* [Problem details]: Please take the lines from the one holding "h->pt.pixels, h->pt.jg, h->pt.js" through the one holding "1, 64, (int)h->ptab_cap);" in the data below and copy them exactly.

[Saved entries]
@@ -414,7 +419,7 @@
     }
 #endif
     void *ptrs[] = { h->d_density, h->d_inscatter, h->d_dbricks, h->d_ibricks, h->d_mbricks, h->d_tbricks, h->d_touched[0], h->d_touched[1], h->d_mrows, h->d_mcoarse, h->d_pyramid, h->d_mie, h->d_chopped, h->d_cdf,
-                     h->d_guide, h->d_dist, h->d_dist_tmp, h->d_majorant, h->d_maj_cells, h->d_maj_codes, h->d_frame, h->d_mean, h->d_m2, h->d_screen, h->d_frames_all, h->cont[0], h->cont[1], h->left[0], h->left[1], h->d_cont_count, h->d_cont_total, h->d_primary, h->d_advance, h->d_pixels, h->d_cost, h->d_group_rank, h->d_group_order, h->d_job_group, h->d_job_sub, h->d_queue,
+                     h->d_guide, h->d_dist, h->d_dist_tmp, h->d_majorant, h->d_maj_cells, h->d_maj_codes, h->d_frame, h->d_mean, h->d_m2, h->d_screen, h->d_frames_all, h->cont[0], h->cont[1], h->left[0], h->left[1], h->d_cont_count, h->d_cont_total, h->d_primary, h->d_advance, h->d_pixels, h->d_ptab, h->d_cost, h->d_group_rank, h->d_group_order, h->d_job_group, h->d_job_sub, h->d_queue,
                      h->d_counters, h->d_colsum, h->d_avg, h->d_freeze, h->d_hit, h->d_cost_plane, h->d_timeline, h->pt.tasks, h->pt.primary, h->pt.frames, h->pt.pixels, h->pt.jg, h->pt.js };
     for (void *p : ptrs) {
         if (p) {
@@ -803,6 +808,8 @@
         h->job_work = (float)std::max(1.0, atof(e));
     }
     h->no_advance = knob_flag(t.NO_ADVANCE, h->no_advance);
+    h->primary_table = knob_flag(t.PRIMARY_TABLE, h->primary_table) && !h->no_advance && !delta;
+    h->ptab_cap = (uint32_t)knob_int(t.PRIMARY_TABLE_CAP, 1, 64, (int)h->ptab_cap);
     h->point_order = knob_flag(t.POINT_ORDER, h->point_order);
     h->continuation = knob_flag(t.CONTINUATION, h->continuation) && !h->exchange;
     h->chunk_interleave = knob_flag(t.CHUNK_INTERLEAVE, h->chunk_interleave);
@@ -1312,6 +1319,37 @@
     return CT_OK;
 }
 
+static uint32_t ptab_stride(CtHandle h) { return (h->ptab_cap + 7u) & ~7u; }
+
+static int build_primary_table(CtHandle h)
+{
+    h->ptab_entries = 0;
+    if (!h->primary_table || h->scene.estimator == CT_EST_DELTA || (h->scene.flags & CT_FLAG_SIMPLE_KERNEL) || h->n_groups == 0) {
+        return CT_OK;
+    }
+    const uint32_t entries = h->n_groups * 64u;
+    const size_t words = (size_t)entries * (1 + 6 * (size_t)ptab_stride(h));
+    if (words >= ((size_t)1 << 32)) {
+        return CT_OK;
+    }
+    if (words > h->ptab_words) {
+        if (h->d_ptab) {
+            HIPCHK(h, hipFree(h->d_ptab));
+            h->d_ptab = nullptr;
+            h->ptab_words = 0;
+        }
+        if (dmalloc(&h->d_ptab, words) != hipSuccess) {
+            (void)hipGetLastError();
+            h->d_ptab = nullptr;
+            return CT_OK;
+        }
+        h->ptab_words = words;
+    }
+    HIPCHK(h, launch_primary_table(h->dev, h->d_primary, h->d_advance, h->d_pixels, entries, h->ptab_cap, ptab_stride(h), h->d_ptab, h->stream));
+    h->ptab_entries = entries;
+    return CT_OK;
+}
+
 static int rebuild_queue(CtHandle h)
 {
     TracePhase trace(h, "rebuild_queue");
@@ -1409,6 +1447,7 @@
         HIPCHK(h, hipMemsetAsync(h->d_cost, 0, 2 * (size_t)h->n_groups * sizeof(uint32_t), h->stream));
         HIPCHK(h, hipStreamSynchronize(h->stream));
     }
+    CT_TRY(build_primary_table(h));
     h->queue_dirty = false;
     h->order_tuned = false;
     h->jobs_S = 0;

* [Answer box]:
                      h->d_counters, h->d_colsum, h->d_avg, h->d_freeze, h->d_hit, h->d_cost_plane, h->d_timeline, h->pt.tasks, h->pt.primary, h->pt.frames, h->pt.pixels, h->pt.jg, h->pt.js };
     for (void *p : ptrs) {
         if (p) {
@@ -803,6 +808,8 @@
         h->job_work = (float)std::max(1.0, atof(e));
     }
     h->no_advance = knob_flag(t.NO_ADVANCE, h->no_advance);
+    h->primary_table = knob_flag(t.PRIMARY_TABLE, h->primary_table) && !h->no_advance && !delta;
+    h->ptab_cap = (uint32_t)knob_int(t.PRIMARY_TABLE_CAP, 1, 64, (int)h->ptab_cap);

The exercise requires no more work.